SILVA, Juremir Machado da. Diferença e descobrimento: o que é o imaginário? A hipótese do excedente de significação. [Sn]: 2017.  Resenha de: MACHADO, Anderson dos Santos. As camadas na floresta do simbólico: uma leitura do livro “Diferença e descobrimento: o que é o imaginário? A hipótese do excedente de significação”. Revista Memorare, Tubarão, v.4, n. 2 esp. dossiê I, maio/ago. 2017, p.192-200.

Se em As Tecnologias do Imaginário, Silva (2012) debate a construção do imaginário como um fenômeno tecnológico e nos apresenta ferramentas para o trabalho metodológico, com abordagens da sociologia compreensiva para a produção de sentidos na sociedade contemporânea, no livro Diferença e Descobrimento: o que é o imaginário? A hipótese do Excedente de Significação (Silva, 2017), nos fala sobre a natureza dessa dimensão do real e como a própria realidade se configura como imaginário. Trata daquilo que sobra, do que transborda do real cristalizado em significado e objetividade. O autor aborda que é dessa diferença, dessa saliência que sobrepõe ao esperado que o imaginário opera, seja pelo sonho, pela ideia, pelos ideais, pelas representações. Silva nos convida neste novo livro a reconhecer as diferentes possibilidades de sentidos e usos do conceito de imaginário e como elas oferecem leituras interessantes sobre o (s) mundo (s), sempre nos provocando com afirmações certeiras, mas que mexem com nossas convicções e nos instigam a descortinar esse campo. No resgate de uma de suas crônicas, Silva relembra a indagação de um aluno no corredor da faculdade: “- Professor, afinal, o que é o imaginário? ”. A resposta foi: “- Uma floresta encantada” (Silva, 2017).

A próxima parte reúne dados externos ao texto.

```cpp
static void mlp3_probe_print(hipStream_t st, int n_layers, int K0)
{
#ifdef HNR_MLP_PROBE
    if (knob_now("HNR_MLP_PROBE_PRINT", 0)) {
        (void)hipStreamSynchronize(st);
        long long h[24];
        if (hipMemcpyFromSymbol(h, HIP_SYMBOL(g_mlp_probe), sizeof(h)) == hipSuccess && h[20] > 0) {
            const char *nm[13] = {"wait/prev", "A load + split", "barrier", "L0 mfma", "L0 act", "L0 publish", "L1 mfma+act", "L1 publish", "L2 mfma", "L2 act", "store", "tail", "end barrier"};
            fprintf(stderr, "[mlp3 probe] n_layers %d K0 %d tiles %lld:", n_layers, K0, h[20]);
            for (int i = 0; i < 13; ++i) fprintf(stderr, " %s %lld", nm[i], h[i] / h[20]);
            fprintf(stderr, " [merge (a) %lld | tail: dot %lld, sigmoid %lld, loads %lld, merge+stores %lld]", h[13] / h[20], h[14] / h[20], h[15] / h[20], h[16] / h[20], h[17] / h[20]);
            fprintf(stderr, "\n");
        }
    }
#else
    (void)st; (void)n_layers; (void)K0;
#endif
}

static int mlp3_forward_impl(const float *d_A, int lda, int64_t M_cap, const int64_t *d_counts, int count_index, int count_mult, int seg_stride,
                             const void *d_packed, int n_layers, const int *N, const int *K, const int *act, float slope, const float *d_R,
                             const int32_t *d_ridx, int ldr, float *d_C, int ldc, float *d_C2, int ldc2, float *d_T0, int ldt0, float *d_T1, int ldt1,
                             uint32_t *d_tmax, void *stream);

extern "C" int hnr_mlp3_forward(const float *d_A, int lda, int64_t M_cap, const int64_t *d_counts, int count_index, int count_mult, int seg_stride,
                                const void *d_packed, int n_layers, const int *N, const int *K, const int *act, float slope, const float *d_R,
                                const int32_t *d_ridx, int ldr, float *d_C, int ldc, float *d_C2, int ldc2, void *stream)
{
    return mlp3_forward_impl(d_A, lda, M_cap, d_counts, count_index, count_mult, seg_stride, d_packed, n_layers, N, K, act, slope, d_R, d_ridx, ldr, d_C, ldc,
                             d_C2, ldc2, nullptr, 0, nullptr, 0, nullptr, stream);
}

namespace hnr {
int mlp3_forward_train(const float *d_A, int lda, int64_t M_cap, const int64_t *d_counts, int count_index, int count_mult, int seg_stride,
                       const void *d_packed, int n_layers, const int *N, const int *K, const int *act, float slope, const float *d_R,
                       const int32_t *d_ridx, int ldr, float *d_C, int ldc, float *d_C2, int ldc2, float *d_T0, int ldt0, float *d_T1, int ldt1,
                       uint32_t *d_tmax, void *stream)
{
    if (!d_T0 || !d_T1 || ldt0 < N[0] || ldt1 < N[1] || (ldt0 & 3) || (ldt1 & 3) || ((uintptr_t)d_T0 & 15) || ((uintptr_t)d_T1 & 15)) { set_error("mlp3_forward_train: bad activation buffers"); return HNR_ERR_BADARG; }
    return mlp3_forward_impl(d_A, lda, M_cap, d_counts, count_index, count_mult, seg_stride, d_packed, n_layers, N, K, act, slope, d_R, d_ridx, ldr, d_C, ldc,
                             d_C2, ldc2, d_T0, ldt0, d_T1, ldt1, d_tmax, stream);
}
}

static int mlp3_forward_impl(const float *d_A, int lda, int64_t M_cap, const int64_t *d_counts, int count_index, int count_mult, int seg_stride,
                             const void *d_packed, int n_layers, const int *N, const int *K, const int *act, float slope, const float *d_R,
                             const int32_t *d_ridx, int ldr, float *d_C, int ldc, float *d_C2, int ldc2, float *d_T0, int ldt0, float *d_T1, int ldt1,
                             uint32_t *d_tmax, void *stream)
{
    if ((n_layers != 3 && n_layers != 4) || !N || !K || !act || M_cap < 0 || seg_stride < 0 || (seg_stride > 0 && (count_mult < 1 || count_mult > 8)) || lda < K[0] || (lda & 3) || ldc < N[2] || (ldc & 3) ||
        !(slope > 0.f && slope < 1.f) || (d_R && (!d_ridx || ldr < N[0] || (ldr & 3) || ((uintptr_t)d_R & 15))) || (n_layers == 4 && (!d_C2 || ldc2 < N[3] || (ldc2 & 3) || ((uintptr_t)d_C2 & 15)))) {
        set_error("hnr_mlp3_forward: bad sizes (n_layers=%d lda=%d ldc=%d ldr=%d ldc2=%d slope=%g)", n_layers, lda, ldc, ldr, ldc2, (double)slope);
        return HNR_ERR_BADARG;
    }
    if (M_cap == 0) return HNR_OK;
    if (!d_A || !d_packed || !d_C || ((uintptr_t)d_A & 15) || ((uintptr_t)d_C & 15) || ((uintptr_t)d_packed & 15) || ((uintptr_t)d_R & 7)) {
        set_error("hnr_mlp3_forward: NULL / unaligned pointer");
        return HNR_ERR_BADARG;
    }
    MlpArgs a;
    a.A = d_A; a.lda = lda; a.R = d_R; a.ridx = d_ridx; a.ldr = ldr; a.wimg = (const char *)d_packed;
    int steps = 0, S[4] = {0, 0, 0, 0};
    a.N[3] = 0; a.act[3] = 0; a.wbase[3] = 0;
    for (int l = 0; l < n_layers; ++l) {
        if (N[l] <= 0 || N[l] > 128 || K[l] <= 0 || K[l] > 288 || (l > 0 && K[l] != N[l == 3 ? 2 : l - 1])) { set_error("hnr_mlp3_forward: bad layer %d (N=%d K=%d)", l, N[l], K[l]); return HNR_ERR_BADARG; }
        S[l] = mlp_steps(K[l]); a.wbase[l] = steps * ML_WSTEP; steps += S[l]; a.N[l] = N[l]; a.act[l] = act[l];
    }
    a.K0 = K[0]; a.slope = slope;
    a.counts = reinterpret_cast<const unsigned long long *>(d_counts); a.count_index = count_index; a.count_mult = count_mult; a.M_cap = M_cap;
    a.seg_stride = seg_stride;
    a.C = d_C; a.ldc = ldc; a.C2 = d_C2; a.ldc2 = ldc2;
    a.T0 = d_T0; a.ldt0 = ldt0; a.T1 = d_T1; a.ldt1 = ldt1; a.tmax = d_tmax;
    a.loc_w = nullptr; a.vs_item = nullptr; a.w2c = a.Kmat = a.campos = a.campos_n = a.fm = a.frame_w = a.w_last = a.b_last = a.CF = nullptr;
    a.H = a.W = a.ldcf = a.ld7 = 0; a.X7 = nullptr;
    const int n_cu = device_num_cus();
    hipStream_t st = (hipStream_t)stream;
#define HNR_MLP3_CASE(S0_, S1_, S2_, S3_, RT_)                                                                                         \
    if (S[0] == S0_ && S[1] == S1_ && S[2] == S2_ && S[3] == S3_) {                                                                     \
        if (S1_ <= 4 && S2_ <= 4 && S3_ == 0 && RT_ >= 2 && N[2] > 64) {    \
            set_error("hnr_mlp3_forward: N[2] = %d > 64 with 64-wide hidden layers is not built", N[2]); return HNR_ERR_BADARG; }             \
        constexpr int smax3 = S0_ > S1_ ? (S0_ > S2_ ? S0_ : S2_) : (S1_ > S2_ ? S1_ : S2_), smax = smax3 > S3_ ? smax3 : S3_;          \
        constexpr int ldsb = smax * (RT_ * 2048 + ML_PAD) + 32 * RT_ * 4 * 4 + 32 * RT_ * 4;                                                       \
        const int64_t tiles = (M_cap + 32 * RT_ - 1) / (32 * RT_);                                                                      \
        const int wgs = mlp3_wgs_per_cu(S0_, RT_, 0) * n_cu, grid = (int)(tiles < wgs ? tiles : wgs);                                              \
        const int rc = launch_lds<mlp3_kernel<S0_, S1_, S2_, S3_, 0, RT_>>(grid, 256, ldsb, st, a);                                        \
        mlp3_probe_print(st, n_layers, K[0]);                                                                                          \
        return rc;                                                                                                                      \
    }
    HNR_MLP3_CASE(18, 8, 8, 0, 2)
    HNR_MLP3_CASE(18, 8, 8, 8, 2)
    HNR_MLP3_CASE(3, 4, 4, 0, 4)
    HNR_MLP3_CASE(6, 3, 3, 0, 2)
#undef HNR_MLP3_CASE
    set_error("hnr_mlp3_forward: no kernel for k steps (%d, %d, %d, %d); built: (18,8,8,0) (18,8,8,8) (3,4,4,0) (6,3,3,0)", S[0], S[1], S[2], S[3]);
    return HNR_ERR_BADARG;
}


extern "C" int hnr_merge_stage(const float *d_sample_loc_w, const int32_t *d_vs_item, const int64_t *d_counts, const float *d_w2c, const float *d_intrinsic,
                               const float *d_campos, const float *d_campos_nearest, const float *d_featmap, int V, int H, int W, const float *d_frame_w,
                               const float *d_pre, int ldpre, const void *d_mlp_mw, const float *d_w_last, const float *d_b_last, const float *d_CF, int ldcf,
                               int cap_samples, float slope, float *d_X7, int ld7, void *stream)
{
    if (V != 4) { set_error("hnr_merge_stage: built for V = 4 reference views (got %d); use hnr_proj_rows + hnr_mlp3_forward + hnr_merge", V); return HNR_ERR_BADARG; }
    if (cap_samples < 0 || H <= 0 || W <= 0 || ldpre < 64 || (ldpre & 3) || ((uintptr_t)d_pre & 15) || ldcf < 45 || ld7 < 90 || !(slope > 0.f && slope < 1.f)) {
        set_error("hnr_merge_stage: bad sizes (cap_samples=%d H=%d W=%d ldpre=%d ldcf=%d ld7=%d)", cap_samples, H, W, ldpre, ldcf, ld7); return HNR_ERR_BADARG;
    }
    if (cap_samples == 0) return HNR_OK;
    if (!d_sample_loc_w || !d_vs_item || !d_counts || !d_w2c || !d_intrinsic || !d_campos || !d_campos_nearest || !d_featmap || !d_pre || !d_mlp_mw ||
        !d_w_last || !d_b_last || !d_CF || !d_X7 || ((uintptr_t)d_featmap & 15) || ((uintptr_t)d_pre & 7) || ((uintptr_t)d_mlp_mw & 15)) {
        set_error("hnr_merge_stage: NULL / unaligned pointer"); return HNR_ERR_BADARG;
    }
    MlpArgs a;
    a.A = nullptr; a.lda = 48; a.R = d_pre; a.ridx = nullptr; a.ldr = ldpre; a.wimg = (const char *)d_mlp_mw;
    a.wbase[0] = 0; a.wbase[1] = 3 * ML_WSTEP; a.wbase[2] = 7 * ML_WSTEP; a.wbase[3] = 0;
    a.K0 = 48; a.N[0] = a.N[1] = a.N[2] = 64; a.N[3] = 0; a.act[0] = a.act[1] = a.act[2] = 1; a.act[3] = 0;
    a.slope = slope;
    a.counts = reinterpret_cast<const unsigned long long *>(d_counts); a.count_index = HNR_CNT_SAMPLES_VALID; a.count_mult = 4; a.M_cap = (long long)cap_samples * 4;
    a.seg_stride = 0; a.C = nullptr; a.ldc = 64; a.C2 = nullptr; a.ldc2 = 0;
    a.T0 = a.T1 = nullptr; a.ldt0 = a.ldt1 = 0; a.tmax = nullptr;
    a.loc_w = d_sample_loc_w; a.vs_item = d_vs_item; a.w2c = d_w2c; a.Kmat = d_intrinsic; a.campos = d_campos; a.campos_n = d_campos_nearest;
    a.fm = d_featmap; a.H = H; a.W = W; a.frame_w = d_frame_w; a.w_last = d_w_last; a.b_last = d_b_last; a.CF = d_CF; a.ldcf = ldcf; a.X7 = d_X7; a.ld7 = ld7;
    const int n_cu = device_num_cus();
    static const int rt_env = knob("HNR_MERGE_RT", 1);
    const int rt_sel = rt_env == 4 || rt_env == 2 ? rt_env : 1;
    const bool wp_ok = ldcf >= 48 && !(ldcf & 3) && !((uintptr_t)d_CF & 15) && ld7 >= 92 && !(ld7 & 3) && !((uintptr_t)d_X7 & 15);
    if (rt_sel == 1 && wp_ok) {
        const int64_t wtiles = ((int64_t)cap_samples + 7) / 8, wg_tiles = (wtiles + MW_WAVES - 1) / MW_WAVES;
        const int g = (int)(wg_tiles < (int64_t)n_cu ? wg_tiles : (int64_t)n_cu);
        return launch_lds<merge_wp_kernel>(g, 64 * MW_WAVES, MW_LDS, (hipStream_t)stream, a);
    }
    const int rt_k = rt_sel == 4 ? 4 : 2;
    const int rows = 32 * rt_k, wgs = mlp3_wgs_per_cu(3, rt_k, 1);
    const int64_t tiles = ((int64_t)cap_samples * 4 + rows - 1) / rows;
    const int grid = (int)(tiles < (int64_t)wgs * n_cu ? tiles : (int64_t)wgs * n_cu);
    const int ldsb = 4 * (rt_k * 2048 + ML_PAD) + rows * 4 * 4 + rows * 4 + rows * 48 * 4 + 3 * rows * 4 + 128 * 4;
    const int rc = rt_k == 4 ? launch_lds<mlp3_kernel<3, 4, 4, 0, 1, 4>>(grid, 256, ldsb, (hipStream_t)stream, a)
                             : launch_lds<mlp3_kernel<3, 4, 4, 0, 1, 2>>(grid, 256, ldsb, (hipStream_t)stream, a);
    mlp3_probe_print((hipStream_t)stream, 3, 48);
    return rc;
}

extern "C" int hnr_mixup_stage(const float *d_X7, int ld7, const void *d_mlp_mx, const float *d_CF, int ldcf, const float *d_w_fin, const float *d_b_fin,
                               const float *d_sigma, const int32_t *d_vs_item, const int64_t *d_counts, int cap_samples, float slope, float *d_Y, int ldy,
                               float *d_decoded, void *stream)
{
    if (cap_samples < 0 || ld7 < 92 || (ld7 & 3) || ldcf < 128 || (ldcf & 3) || (d_Y && (ldy < 48 || (ldy & 3))) || !(slope > 0.f && slope < 1.f)) {
        set_error("hnr_mixup_stage: bad sizes (cap_samples=%d ld7=%d ldcf=%d ldy=%d)", cap_samples, ld7, ldcf, ldy); return HNR_ERR_BADARG;
    }
    if (cap_samples == 0) return HNR_OK;
    if (!d_X7 || !d_mlp_mx || !d_CF || !d_w_fin || !d_b_fin || !d_sigma || !d_vs_item || !d_counts || !d_decoded || ((uintptr_t)d_X7 & 15) ||
        ((uintptr_t)d_CF & 15) || ((uintptr_t)d_mlp_mx & 15) || ((uintptr_t)d_Y & 15) || ((uintptr_t)d_decoded & 15)) {
        set_error("hnr_mixup_stage: NULL / unaligned pointer"); return HNR_ERR_BADARG;
    }
    MixArgs a;
    a.X7 = d_X7; a.ld7 = ld7; a.wimg = (const char *)d_mlp_mx; a.CF = d_CF; a.ldcf = ldcf; a.w_fin = d_w_fin; a.b_fin = d_b_fin; a.sigma = d_sigma;
    a.vs_item = d_vs_item; a.counts = reinterpret_cast<const unsigned long long *>(d_counts); a.S_cap = cap_samples; a.slope = slope;
    a.Y = d_Y; a.ldy = ldy; a.decoded = d_decoded;
    const int n_cu = device_num_cus();
    const int64_t tiles = ((int64_t)cap_samples + 31) / 32, wg_tiles = (tiles + MX_WAVES - 1) / MX_WAVES;
    const int g = (int)(wg_tiles < (int64_t)n_cu ? wg_tiles : (int64_t)n_cu);
    return launch_lds<mixfinal_wp_kernel>(g, 64 * MX_WAVES, MX_LDS, (hipStream_t)stream, a);
}
```

Measured before the change: 8.250 million.

## Add specialized fused MLP kernel for 280-input 128-wide color/feature network

Adds a dedicated kernel for the common 280→128→128→128 (+optional 64-wide linear tail) MLP shape, dispatched by default when the layer shape, strides and flags match. It hardcodes the layout with compile-time constants, loads 64-row tiles via buffer loads with out-of-range rows masked, and chains the three or four layers through LDS with per-row power-of-two rescaling and split-half MFMA. The aim is to cut generic-kernel overhead such as runtime shape handling, probes and residual paths for the hot shape. It adds a second code path to maintain, and correctness depends on the shape guard matching exactly.

```diff
diff --git a/hybridneuralrendering_amd/csrc/cf.hip b/hybridneuralrendering_amd/csrc/cf.hip
--- /dev/null
+++ b/hybridneuralrendering_amd/csrc/cf.hip
@@ -0,0 +1,213 @@
+#include "hnr_h2.h"
+#include "hnr_launch.h"
+
+namespace hnr {
+
+constexpr int CF_WSTEP = 8192, CF_DESC = 4 * 128;
+constexpr int CF_S0 = 18, CF_S1 = 8;
+constexpr int CF_ROWS = 64;
+constexpr int CF_SLOT = 2 * 2048 + 32;
+constexpr int CF_LDA = 280 * 4, CF_LDC = 128 * 4, CF_LDP = 64 * 4;
+constexpr int CF_O_EXCH = CF_S0 * CF_SLOT;
+constexpr int CF_O_RINV = CF_O_EXCH + CF_ROWS * 16;
+constexpr int CF_O_BIAS = CF_O_RINV + CF_ROWS * 4;
+constexpr int CF_LDS = CF_O_BIAS + 4 * 128 * 4;
+constexpr unsigned CF_DROP = 0x40000000u;
+
+typedef float f32x4m __attribute__((ext_vector_type(4)));
+
+struct CfArgs {
+    const float *A;
+    const char *wimg;
+    float *C, *C2;
+    const unsigned long long *counts; int count_index, count_mult; long long M_cap;
+    float slope;
+};
+
+#define CF_LDS_BARRIER() asm volatile("s_waitcnt lgkmcnt(0)\n\ts_barrier" ::: "memory")
+#define CF_RSRC(p_, n_) __builtin_amdgcn_make_buffer_rsrc(const_cast<char *>(reinterpret_cast<const char *>(p_)), 0, (n_), 0x00020000)
+
+template <int TAIL>
+__global__ __launch_bounds__(256, 2) void cf_kernel(CfArgs a)
+{
+    constexpr int STEPS = CF_S0 + 2 * CF_S1 + TAIL * CF_S1;
+    constexpr int WB1 = CF_S0 * CF_WSTEP, WB2 = WB1 + CF_S1 * CF_WSTEP, WB3 = WB2 + CF_S1 * CF_WSTEP, META = STEPS * CF_WSTEP;
+    extern __shared__ __attribute__((aligned(16))) char lds[];
+    const int wave0 = __builtin_amdgcn_readfirstlane((int)threadIdx.x >> 6);
+    long long M = a.M_cap;
+    if (a.counts) { const long long c = (long long)a.counts[a.count_index] * a.count_mult; if (c < M) M = c; }
+    const int n_tiles = (int)((M + CF_ROWS - 1) / CF_ROWS);
+    const __amdgpu_buffer_rsrc_t wsrd = CF_RSRC(a.wimg, META);
+    const float *meta = reinterpret_cast<const float *>(a.wimg + META);
+    for (int i = threadIdx.x; i < 4 * 128; i += 256) *reinterpret_cast<float *>(lds + CF_O_BIAS + 4 * i) = (TAIL || i < 3 * 128) ? meta[i] : 0.f;
+    const float dw0 = meta[CF_DESC + 0], dw1 = meta[CF_DESC + 1], dw2 = meta[CF_DESC + 2], dw3 = TAIL ? meta[CF_DESC + 3] : 0.f;
+    const float slope = a.slope;
+    __syncthreads();
+
+    for (int tile = blockIdx.x; tile < n_tiles; tile += gridDim.x) {
+        int tid = threadIdx.x, wave = wave0;
+        asm volatile("" : "+v"(tid));
+        asm volatile("" : "+s"(wave));
+        const int lane = tid & 63, h = lane >> 5, j = lane & 31;
+        const long long row_base = (long long)tile * CF_ROWS;
+        const long long left = M - row_base;
+        const int nv = left < CF_ROWS ? (int)left : CF_ROWS;
+        const __amdgpu_buffer_rsrc_t xrs = CF_RSRC(reinterpret_cast<const char *>(a.A) + row_base * CF_LDA, nv * CF_LDA);
+        const __amdgpu_buffer_rsrc_t crs = CF_RSRC(reinterpret_cast<char *>(a.C) + row_base * CF_LDC, nv * CF_LDC);
+        const __amdgpu_buffer_rsrc_t prs = CF_RSRC(reinterpret_cast<char *>(a.C2) + row_base * CF_LDP, TAIL ? nv * CF_LDP : 0);
+
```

O estudante, que esperava uma carona, saiu correndo, atônito, sem ouvir o complemento da instigante resposta. Essa obra (Silva, 2017) vem nos contemplar com a visão do pesquisador sobre o tema e nos provoca a adentrar nesse bosque rico de sentidos, signos, significantes e significados, denso pela variedade de estruturas simbólicas, em imagens, palavras e símbolos, que constituem a fauna e a flora desse terreno a ser explorado. Silva nos alerta com sua resposta que este é um cenário denso, múltiplo e que não conseguimos enxergar por inteiro num primeiro olhar (ou vislumbramos do alto a copa das árvores sem observar a riqueza de suas entranhas, ou nos detemos na beleza de uma de suas clareiras sem a garantia de mensurarmos a imensidão dessa floresta). O imaginário é o que escapa, é o excedente.

Silva nos sugere que o imaginário deve ser analisado como uma pátina, técnica de pintura que sobrepõe diferentes camadas de tintas e materiais usados, criando um efeito que traz para a superfície o que está encoberto sem, contudo, revelá-lo por completo. O diferencial desse recurso está em criar uma composição única, singular, na qual é necessário recorrer a técnicas de arqueologia para resgatar as diferentes fases, suas histórias que emergem para a borda.
Ao longo do texto, vai descortinando o imaginário com afirmações firmes que vão rasgando a densidade de cada camada de tinta que vai sendo revelada. Mas pela natureza do imaginário, o contraste em cada uma dessas camadas vai compondo diferentes texturas que não se fecham numa única versão. Ao contrário, mostram uma tendência a inspirar novas possibilidades de olhar. Silva nos diz que o sentido, então, só se dá no imaginário, que rompe com o dique do bom senso daquilo que já aceito.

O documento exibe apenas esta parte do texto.